(Materials provided Opens)
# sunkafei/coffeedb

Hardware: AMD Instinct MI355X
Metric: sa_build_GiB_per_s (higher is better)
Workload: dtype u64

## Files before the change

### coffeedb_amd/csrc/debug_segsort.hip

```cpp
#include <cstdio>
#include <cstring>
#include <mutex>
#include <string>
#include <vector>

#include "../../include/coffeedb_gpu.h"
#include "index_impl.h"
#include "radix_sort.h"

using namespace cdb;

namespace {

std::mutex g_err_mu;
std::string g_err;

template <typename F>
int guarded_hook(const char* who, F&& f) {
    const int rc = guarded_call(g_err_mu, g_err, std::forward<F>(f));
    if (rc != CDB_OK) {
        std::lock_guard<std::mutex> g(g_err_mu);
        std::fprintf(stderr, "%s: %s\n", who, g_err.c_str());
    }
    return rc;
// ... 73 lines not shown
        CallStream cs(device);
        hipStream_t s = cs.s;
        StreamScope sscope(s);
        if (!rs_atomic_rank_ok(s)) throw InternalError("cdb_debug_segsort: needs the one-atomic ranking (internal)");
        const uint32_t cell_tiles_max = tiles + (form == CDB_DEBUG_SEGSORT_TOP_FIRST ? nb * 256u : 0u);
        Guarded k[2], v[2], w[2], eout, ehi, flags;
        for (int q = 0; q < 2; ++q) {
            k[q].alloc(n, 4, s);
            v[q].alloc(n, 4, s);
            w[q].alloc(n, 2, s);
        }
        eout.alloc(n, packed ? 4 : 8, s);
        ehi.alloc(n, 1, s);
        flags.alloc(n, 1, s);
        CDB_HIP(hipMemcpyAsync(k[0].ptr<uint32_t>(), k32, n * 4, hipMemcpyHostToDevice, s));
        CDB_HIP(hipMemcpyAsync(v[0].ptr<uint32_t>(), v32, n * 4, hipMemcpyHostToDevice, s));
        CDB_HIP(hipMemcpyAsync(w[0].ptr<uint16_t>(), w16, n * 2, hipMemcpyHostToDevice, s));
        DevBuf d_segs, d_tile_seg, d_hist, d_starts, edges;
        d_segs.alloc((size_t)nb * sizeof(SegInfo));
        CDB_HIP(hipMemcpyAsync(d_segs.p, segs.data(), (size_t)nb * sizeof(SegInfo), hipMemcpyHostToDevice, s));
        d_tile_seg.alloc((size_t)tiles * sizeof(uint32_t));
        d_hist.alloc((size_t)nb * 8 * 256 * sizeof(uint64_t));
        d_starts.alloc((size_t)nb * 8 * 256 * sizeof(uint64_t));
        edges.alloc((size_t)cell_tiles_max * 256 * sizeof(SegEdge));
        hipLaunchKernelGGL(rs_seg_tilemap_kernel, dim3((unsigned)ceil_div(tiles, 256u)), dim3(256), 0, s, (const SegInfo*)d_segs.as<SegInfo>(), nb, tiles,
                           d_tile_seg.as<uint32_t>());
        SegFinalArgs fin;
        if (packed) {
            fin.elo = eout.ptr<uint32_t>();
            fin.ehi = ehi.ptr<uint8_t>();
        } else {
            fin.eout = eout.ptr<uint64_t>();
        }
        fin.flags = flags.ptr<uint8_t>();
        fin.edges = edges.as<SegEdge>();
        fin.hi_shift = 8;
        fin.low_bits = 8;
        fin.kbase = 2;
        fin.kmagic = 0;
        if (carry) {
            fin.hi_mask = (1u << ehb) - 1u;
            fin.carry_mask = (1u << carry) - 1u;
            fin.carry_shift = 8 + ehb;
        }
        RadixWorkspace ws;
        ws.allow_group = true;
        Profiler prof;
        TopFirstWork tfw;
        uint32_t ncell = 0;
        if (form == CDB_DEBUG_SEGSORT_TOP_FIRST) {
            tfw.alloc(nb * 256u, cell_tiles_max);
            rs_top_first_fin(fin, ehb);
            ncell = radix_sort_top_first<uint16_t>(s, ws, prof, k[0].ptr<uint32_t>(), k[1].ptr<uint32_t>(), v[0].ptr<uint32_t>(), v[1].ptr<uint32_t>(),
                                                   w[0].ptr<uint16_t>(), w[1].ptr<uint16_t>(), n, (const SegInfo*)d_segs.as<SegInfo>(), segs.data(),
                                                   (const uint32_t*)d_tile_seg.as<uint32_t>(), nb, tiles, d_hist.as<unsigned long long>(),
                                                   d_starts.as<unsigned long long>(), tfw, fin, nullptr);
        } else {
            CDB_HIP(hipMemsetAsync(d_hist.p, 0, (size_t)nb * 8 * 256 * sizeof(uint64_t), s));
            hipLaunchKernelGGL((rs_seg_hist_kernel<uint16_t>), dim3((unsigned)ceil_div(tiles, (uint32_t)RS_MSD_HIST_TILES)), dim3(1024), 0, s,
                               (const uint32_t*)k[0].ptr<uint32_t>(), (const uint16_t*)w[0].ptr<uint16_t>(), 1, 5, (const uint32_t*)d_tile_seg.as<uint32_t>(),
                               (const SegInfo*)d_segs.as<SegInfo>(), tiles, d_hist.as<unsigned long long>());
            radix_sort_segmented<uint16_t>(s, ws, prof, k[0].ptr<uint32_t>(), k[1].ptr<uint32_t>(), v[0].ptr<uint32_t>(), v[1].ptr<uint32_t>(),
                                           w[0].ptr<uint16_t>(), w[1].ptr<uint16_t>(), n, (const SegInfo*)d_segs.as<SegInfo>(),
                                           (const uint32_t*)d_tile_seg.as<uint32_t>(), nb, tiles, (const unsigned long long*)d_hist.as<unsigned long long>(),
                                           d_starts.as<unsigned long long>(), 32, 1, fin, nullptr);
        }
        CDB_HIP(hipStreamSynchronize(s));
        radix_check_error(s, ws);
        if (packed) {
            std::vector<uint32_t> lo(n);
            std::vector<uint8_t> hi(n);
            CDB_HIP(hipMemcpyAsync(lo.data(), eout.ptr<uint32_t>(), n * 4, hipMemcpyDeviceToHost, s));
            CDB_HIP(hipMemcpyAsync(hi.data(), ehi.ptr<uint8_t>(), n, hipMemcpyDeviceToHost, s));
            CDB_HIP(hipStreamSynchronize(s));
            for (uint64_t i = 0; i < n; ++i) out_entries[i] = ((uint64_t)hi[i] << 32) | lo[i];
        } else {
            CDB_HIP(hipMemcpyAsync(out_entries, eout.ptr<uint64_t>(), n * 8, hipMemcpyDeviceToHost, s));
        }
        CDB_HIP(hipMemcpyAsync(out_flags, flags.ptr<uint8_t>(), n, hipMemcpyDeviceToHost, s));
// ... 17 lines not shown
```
(Materials provided Closes)
▶ _Task brief_:
Lines above with the string "hipLaunchKernelGGL" need to be found and copied.

▶ _Response_:
        hipLaunchKernelGGL(rs_seg_tilemap_kernel, dim3((unsigned)ceil_div(tiles, 256u)), dim3(256), 0, s, (const SegInfo*)d_segs.as<SegInfo>(), nb, tiles,
            hipLaunchKernelGGL((rs_seg_hist_kernel<uint16_t>), dim3((unsigned)ceil_div(tiles, (uint32_t)RS_MSD_HIST_TILES)), dim3(1024), 0, s,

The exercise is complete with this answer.